-------- Data

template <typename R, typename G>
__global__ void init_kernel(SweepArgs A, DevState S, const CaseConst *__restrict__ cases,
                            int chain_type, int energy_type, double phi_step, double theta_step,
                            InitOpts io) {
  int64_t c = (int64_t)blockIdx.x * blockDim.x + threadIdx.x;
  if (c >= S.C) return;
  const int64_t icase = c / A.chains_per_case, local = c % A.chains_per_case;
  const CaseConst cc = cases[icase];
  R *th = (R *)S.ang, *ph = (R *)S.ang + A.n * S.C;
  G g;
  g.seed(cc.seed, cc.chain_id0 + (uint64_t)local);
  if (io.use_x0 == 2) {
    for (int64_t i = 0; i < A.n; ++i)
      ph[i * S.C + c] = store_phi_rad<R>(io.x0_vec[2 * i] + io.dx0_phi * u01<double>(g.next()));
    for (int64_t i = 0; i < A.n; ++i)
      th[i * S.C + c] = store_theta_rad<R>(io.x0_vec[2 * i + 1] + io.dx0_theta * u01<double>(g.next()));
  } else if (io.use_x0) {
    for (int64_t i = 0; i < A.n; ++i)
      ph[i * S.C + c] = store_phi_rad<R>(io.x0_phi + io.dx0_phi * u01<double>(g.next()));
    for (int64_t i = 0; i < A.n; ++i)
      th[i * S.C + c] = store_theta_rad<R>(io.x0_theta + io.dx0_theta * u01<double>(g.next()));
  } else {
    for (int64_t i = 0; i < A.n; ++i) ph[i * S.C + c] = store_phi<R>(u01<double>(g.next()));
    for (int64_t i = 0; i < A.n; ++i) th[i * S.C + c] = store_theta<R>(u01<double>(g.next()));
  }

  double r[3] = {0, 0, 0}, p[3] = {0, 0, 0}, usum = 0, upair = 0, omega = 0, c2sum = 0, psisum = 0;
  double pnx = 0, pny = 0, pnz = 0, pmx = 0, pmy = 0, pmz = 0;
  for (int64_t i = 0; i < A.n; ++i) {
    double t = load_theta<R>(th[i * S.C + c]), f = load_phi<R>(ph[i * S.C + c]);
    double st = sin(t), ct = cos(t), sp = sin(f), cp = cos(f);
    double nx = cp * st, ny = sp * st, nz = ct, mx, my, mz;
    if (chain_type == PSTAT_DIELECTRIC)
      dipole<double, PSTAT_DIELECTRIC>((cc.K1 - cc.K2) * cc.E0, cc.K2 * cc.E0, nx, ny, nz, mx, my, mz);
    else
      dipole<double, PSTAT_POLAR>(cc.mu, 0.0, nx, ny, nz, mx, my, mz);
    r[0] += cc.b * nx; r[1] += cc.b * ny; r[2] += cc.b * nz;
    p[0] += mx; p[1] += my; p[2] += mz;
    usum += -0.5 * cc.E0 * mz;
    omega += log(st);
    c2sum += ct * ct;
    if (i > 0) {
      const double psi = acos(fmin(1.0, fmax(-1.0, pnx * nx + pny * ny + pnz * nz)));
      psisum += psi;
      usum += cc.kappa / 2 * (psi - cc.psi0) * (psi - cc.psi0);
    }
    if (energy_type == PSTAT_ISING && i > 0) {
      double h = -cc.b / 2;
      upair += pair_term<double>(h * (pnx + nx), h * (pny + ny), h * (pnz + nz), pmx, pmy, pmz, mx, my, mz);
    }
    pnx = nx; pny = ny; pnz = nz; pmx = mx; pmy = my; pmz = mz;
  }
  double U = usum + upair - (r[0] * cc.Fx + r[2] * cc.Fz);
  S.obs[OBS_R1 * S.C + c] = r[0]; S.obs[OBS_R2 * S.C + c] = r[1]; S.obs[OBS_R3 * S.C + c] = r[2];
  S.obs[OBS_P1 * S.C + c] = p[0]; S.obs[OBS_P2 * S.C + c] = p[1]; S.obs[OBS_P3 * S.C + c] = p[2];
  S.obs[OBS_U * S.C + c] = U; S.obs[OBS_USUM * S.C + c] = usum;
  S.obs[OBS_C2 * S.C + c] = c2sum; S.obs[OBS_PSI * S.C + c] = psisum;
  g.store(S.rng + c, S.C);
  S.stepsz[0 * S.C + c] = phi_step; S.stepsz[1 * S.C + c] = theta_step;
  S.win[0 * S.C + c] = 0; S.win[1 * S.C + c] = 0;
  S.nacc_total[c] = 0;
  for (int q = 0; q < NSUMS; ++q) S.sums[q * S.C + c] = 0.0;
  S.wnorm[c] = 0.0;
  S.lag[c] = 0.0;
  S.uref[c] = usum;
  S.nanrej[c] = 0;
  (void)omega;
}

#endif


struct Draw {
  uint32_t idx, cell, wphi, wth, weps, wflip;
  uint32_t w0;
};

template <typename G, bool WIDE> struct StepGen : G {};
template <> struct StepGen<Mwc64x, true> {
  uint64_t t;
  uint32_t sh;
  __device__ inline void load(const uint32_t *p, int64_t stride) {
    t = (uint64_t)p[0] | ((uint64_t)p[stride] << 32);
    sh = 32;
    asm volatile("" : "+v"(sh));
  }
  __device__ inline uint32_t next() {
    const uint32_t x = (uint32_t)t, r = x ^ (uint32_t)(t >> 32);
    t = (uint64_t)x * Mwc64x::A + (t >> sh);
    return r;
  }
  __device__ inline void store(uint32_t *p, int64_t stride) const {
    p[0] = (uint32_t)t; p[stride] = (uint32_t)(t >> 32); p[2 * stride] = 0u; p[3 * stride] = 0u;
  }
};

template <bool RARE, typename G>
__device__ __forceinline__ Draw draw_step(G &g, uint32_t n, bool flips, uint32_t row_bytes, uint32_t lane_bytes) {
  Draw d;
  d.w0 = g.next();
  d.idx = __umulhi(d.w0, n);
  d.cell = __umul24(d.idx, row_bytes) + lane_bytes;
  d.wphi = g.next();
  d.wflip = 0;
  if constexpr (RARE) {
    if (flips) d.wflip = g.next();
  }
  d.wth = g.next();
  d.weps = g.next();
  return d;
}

----------------
-------- Data

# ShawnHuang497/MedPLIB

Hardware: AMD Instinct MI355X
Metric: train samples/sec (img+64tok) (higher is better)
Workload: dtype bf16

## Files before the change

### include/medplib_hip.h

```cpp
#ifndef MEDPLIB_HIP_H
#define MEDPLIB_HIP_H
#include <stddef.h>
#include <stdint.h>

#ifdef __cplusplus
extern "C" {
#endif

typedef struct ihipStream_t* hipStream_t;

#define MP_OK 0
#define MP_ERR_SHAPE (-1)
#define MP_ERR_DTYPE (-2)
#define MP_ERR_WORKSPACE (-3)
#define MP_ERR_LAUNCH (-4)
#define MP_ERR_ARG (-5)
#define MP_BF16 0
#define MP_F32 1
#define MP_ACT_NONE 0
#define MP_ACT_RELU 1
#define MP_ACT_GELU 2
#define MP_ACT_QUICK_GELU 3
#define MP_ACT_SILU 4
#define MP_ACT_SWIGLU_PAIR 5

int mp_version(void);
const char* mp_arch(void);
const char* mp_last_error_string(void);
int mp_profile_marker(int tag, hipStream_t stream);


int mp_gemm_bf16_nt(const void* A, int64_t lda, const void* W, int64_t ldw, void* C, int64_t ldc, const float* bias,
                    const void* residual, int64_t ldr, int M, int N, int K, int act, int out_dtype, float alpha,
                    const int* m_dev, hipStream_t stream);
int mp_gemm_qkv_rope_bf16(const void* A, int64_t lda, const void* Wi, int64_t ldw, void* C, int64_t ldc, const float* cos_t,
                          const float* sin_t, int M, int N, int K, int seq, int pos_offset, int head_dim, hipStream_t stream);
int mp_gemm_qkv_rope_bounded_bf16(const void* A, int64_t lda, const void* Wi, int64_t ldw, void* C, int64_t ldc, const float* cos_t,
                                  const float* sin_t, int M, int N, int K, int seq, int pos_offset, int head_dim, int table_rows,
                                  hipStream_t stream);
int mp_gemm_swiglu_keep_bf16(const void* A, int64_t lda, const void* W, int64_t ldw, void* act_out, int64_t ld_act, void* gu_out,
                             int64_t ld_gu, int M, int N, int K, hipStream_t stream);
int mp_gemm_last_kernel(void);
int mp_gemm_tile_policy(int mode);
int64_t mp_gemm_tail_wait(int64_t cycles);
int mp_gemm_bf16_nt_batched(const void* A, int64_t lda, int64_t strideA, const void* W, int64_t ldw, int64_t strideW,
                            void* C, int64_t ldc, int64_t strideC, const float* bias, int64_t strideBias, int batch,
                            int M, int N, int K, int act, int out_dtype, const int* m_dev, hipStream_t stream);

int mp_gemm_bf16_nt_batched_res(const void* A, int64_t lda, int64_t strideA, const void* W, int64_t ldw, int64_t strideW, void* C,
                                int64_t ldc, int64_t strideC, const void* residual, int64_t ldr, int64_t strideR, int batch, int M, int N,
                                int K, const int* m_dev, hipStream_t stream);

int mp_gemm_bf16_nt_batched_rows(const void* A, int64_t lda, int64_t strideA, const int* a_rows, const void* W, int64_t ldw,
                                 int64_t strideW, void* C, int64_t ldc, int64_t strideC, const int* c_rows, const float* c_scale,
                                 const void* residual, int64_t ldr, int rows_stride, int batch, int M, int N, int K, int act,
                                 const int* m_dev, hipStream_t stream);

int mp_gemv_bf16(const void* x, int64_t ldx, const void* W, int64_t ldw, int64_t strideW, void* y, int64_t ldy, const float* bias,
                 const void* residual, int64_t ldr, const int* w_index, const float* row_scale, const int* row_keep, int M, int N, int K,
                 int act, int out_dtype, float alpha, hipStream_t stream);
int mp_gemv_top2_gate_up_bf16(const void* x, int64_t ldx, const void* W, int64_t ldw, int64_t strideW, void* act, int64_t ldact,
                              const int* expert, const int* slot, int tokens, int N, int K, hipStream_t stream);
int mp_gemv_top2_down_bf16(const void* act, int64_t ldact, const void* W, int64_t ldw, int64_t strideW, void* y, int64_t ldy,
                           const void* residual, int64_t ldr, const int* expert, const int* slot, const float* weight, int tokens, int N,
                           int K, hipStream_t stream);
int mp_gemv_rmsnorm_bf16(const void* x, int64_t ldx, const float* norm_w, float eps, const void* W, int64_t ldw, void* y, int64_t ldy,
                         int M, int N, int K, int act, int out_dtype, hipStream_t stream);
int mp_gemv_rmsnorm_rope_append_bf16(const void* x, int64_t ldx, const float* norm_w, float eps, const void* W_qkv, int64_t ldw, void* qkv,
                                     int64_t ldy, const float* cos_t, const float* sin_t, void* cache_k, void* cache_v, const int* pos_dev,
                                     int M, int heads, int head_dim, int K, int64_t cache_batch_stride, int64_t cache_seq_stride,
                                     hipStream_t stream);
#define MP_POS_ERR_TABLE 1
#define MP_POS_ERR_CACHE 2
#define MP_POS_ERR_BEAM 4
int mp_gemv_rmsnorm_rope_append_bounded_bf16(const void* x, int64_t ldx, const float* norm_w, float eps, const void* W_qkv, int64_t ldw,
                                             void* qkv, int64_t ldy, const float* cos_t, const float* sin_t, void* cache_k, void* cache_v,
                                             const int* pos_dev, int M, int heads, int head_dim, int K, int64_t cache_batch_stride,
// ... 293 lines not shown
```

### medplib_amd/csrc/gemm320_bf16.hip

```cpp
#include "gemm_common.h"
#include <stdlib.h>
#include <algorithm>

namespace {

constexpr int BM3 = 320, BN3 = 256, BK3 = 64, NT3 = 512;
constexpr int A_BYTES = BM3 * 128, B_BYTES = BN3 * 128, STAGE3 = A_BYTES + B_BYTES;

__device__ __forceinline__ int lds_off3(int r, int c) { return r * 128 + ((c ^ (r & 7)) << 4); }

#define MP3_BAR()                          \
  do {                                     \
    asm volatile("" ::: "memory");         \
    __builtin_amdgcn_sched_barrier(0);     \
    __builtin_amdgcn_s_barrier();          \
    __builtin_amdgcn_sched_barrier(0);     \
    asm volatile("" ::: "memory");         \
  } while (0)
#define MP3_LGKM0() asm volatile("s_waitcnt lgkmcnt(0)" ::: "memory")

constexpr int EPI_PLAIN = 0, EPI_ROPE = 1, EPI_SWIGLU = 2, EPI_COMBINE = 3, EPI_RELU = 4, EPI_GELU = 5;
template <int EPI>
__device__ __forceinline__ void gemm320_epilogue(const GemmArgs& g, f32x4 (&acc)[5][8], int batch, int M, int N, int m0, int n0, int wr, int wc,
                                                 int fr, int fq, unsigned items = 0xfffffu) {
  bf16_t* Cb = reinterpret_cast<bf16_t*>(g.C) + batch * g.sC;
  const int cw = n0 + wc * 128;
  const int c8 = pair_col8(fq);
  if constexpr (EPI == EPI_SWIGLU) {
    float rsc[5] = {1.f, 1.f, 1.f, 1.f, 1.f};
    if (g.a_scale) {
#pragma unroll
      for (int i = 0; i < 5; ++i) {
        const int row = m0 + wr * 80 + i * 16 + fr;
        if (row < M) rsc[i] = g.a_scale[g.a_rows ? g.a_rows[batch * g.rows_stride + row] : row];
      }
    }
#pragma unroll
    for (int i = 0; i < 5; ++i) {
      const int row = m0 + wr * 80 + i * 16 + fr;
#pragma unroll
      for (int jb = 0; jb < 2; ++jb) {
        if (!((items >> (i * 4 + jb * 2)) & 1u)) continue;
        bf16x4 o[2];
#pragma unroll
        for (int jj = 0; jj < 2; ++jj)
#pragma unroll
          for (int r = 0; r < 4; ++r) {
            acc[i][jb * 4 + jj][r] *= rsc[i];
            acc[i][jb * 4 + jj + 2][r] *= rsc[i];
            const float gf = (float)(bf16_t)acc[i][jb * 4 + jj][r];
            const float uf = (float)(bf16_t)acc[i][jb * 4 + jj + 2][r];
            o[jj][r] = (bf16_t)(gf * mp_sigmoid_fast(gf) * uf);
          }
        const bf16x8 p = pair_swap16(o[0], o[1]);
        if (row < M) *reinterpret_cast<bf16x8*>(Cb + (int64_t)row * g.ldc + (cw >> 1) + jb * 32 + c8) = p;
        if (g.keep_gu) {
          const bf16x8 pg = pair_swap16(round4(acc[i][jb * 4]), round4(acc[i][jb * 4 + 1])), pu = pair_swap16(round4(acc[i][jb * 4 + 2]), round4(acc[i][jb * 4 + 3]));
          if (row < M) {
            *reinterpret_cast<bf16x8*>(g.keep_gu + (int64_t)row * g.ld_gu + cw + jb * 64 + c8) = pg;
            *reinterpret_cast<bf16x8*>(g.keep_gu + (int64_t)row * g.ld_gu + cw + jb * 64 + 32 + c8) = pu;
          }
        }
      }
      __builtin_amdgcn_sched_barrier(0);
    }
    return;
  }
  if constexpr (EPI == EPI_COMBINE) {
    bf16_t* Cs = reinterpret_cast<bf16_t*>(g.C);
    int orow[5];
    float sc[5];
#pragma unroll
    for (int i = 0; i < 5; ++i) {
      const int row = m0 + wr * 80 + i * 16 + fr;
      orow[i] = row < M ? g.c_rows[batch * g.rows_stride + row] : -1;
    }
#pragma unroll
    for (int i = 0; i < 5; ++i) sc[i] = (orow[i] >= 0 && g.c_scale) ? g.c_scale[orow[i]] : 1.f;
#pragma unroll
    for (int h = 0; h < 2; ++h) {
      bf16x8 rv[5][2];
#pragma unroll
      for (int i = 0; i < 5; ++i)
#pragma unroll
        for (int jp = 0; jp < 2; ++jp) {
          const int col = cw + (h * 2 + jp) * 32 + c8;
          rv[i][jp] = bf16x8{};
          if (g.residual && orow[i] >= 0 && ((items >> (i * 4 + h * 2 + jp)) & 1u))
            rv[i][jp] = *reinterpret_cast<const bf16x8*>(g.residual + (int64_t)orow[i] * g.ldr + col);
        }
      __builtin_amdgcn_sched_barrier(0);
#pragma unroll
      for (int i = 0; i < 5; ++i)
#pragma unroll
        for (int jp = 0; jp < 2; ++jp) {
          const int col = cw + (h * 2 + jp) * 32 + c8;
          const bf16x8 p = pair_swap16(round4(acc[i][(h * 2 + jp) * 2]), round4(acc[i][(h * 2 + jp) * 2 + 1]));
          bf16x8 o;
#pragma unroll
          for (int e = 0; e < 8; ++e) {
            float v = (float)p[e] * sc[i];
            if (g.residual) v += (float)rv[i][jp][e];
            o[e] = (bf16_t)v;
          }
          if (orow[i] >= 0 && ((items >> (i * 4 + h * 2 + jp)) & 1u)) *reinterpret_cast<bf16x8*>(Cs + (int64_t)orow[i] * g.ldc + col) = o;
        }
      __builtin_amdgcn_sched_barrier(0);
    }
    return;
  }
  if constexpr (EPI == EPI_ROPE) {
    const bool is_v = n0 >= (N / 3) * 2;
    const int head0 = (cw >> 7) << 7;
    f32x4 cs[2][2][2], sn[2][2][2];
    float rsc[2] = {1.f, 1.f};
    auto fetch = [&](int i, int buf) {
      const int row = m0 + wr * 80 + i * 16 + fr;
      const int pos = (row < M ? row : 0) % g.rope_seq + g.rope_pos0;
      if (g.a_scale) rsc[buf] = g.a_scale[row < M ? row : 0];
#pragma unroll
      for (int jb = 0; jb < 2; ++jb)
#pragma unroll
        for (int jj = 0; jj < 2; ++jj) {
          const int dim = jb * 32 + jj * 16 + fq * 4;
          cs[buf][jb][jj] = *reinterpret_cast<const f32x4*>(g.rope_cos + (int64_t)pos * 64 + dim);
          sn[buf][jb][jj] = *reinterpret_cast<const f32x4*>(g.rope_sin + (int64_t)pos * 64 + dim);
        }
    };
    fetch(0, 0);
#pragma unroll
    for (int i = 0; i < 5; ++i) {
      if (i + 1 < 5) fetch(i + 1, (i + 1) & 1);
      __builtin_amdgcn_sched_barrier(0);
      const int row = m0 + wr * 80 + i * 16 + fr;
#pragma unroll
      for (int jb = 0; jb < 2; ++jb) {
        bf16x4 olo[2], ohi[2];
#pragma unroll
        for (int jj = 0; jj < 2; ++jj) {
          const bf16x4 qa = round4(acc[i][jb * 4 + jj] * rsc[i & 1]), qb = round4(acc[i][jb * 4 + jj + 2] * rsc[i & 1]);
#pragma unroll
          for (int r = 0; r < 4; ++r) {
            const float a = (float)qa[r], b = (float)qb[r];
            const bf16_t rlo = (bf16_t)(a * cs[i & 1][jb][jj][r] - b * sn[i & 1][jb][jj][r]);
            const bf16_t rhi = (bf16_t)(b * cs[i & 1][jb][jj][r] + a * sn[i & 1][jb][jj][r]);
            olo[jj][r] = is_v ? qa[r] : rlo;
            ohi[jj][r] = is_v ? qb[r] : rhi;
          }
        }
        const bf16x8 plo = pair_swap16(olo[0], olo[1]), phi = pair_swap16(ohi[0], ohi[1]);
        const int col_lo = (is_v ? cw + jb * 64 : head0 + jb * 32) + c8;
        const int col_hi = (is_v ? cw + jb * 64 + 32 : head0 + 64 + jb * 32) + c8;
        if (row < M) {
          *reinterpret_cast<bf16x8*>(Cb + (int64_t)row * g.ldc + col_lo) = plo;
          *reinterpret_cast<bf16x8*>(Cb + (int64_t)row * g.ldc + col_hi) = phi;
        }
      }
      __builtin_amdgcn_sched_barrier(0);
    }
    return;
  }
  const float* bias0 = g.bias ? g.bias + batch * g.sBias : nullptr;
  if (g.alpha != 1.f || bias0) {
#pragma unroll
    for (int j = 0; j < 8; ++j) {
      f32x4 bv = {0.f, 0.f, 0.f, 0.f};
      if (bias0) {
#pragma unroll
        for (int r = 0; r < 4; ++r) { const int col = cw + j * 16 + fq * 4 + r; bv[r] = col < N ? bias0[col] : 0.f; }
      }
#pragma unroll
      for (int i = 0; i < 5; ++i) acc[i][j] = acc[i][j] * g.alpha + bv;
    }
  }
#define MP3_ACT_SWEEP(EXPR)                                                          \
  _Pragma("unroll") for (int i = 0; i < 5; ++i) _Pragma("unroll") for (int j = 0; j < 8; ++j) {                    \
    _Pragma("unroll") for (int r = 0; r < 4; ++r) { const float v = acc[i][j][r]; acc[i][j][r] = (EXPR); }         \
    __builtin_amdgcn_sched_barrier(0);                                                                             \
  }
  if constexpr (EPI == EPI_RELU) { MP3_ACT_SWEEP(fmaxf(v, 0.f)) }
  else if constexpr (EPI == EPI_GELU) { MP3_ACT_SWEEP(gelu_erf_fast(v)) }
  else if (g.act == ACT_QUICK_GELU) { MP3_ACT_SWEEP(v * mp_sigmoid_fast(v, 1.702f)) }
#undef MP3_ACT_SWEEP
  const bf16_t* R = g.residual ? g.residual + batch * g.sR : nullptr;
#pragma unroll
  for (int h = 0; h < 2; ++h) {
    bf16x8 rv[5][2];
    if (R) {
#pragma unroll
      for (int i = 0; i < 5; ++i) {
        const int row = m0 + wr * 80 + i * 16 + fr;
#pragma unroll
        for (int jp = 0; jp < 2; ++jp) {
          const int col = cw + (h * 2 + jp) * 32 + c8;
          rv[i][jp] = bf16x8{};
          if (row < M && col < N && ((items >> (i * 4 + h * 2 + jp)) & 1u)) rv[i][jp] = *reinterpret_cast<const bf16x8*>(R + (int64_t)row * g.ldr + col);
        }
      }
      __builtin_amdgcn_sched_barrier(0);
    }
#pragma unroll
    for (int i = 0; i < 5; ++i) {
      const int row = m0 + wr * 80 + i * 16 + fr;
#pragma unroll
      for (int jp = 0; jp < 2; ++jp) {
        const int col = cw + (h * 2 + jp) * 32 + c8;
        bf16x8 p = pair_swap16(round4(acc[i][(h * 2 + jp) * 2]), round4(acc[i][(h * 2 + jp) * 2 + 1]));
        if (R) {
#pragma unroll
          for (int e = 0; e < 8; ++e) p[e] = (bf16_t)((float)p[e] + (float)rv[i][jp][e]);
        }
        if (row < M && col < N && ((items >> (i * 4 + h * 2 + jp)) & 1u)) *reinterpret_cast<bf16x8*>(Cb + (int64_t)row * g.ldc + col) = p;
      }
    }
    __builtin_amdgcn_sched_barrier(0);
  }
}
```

----------------

Identify the lines in the entries above that contain "nullptr", then copy them out.

## Exercise response
  const float* bias0 = g.bias ? g.bias + batch * g.sBias : nullptr;
  const bf16_t* R = g.residual ? g.residual + batch * g.sR : nullptr;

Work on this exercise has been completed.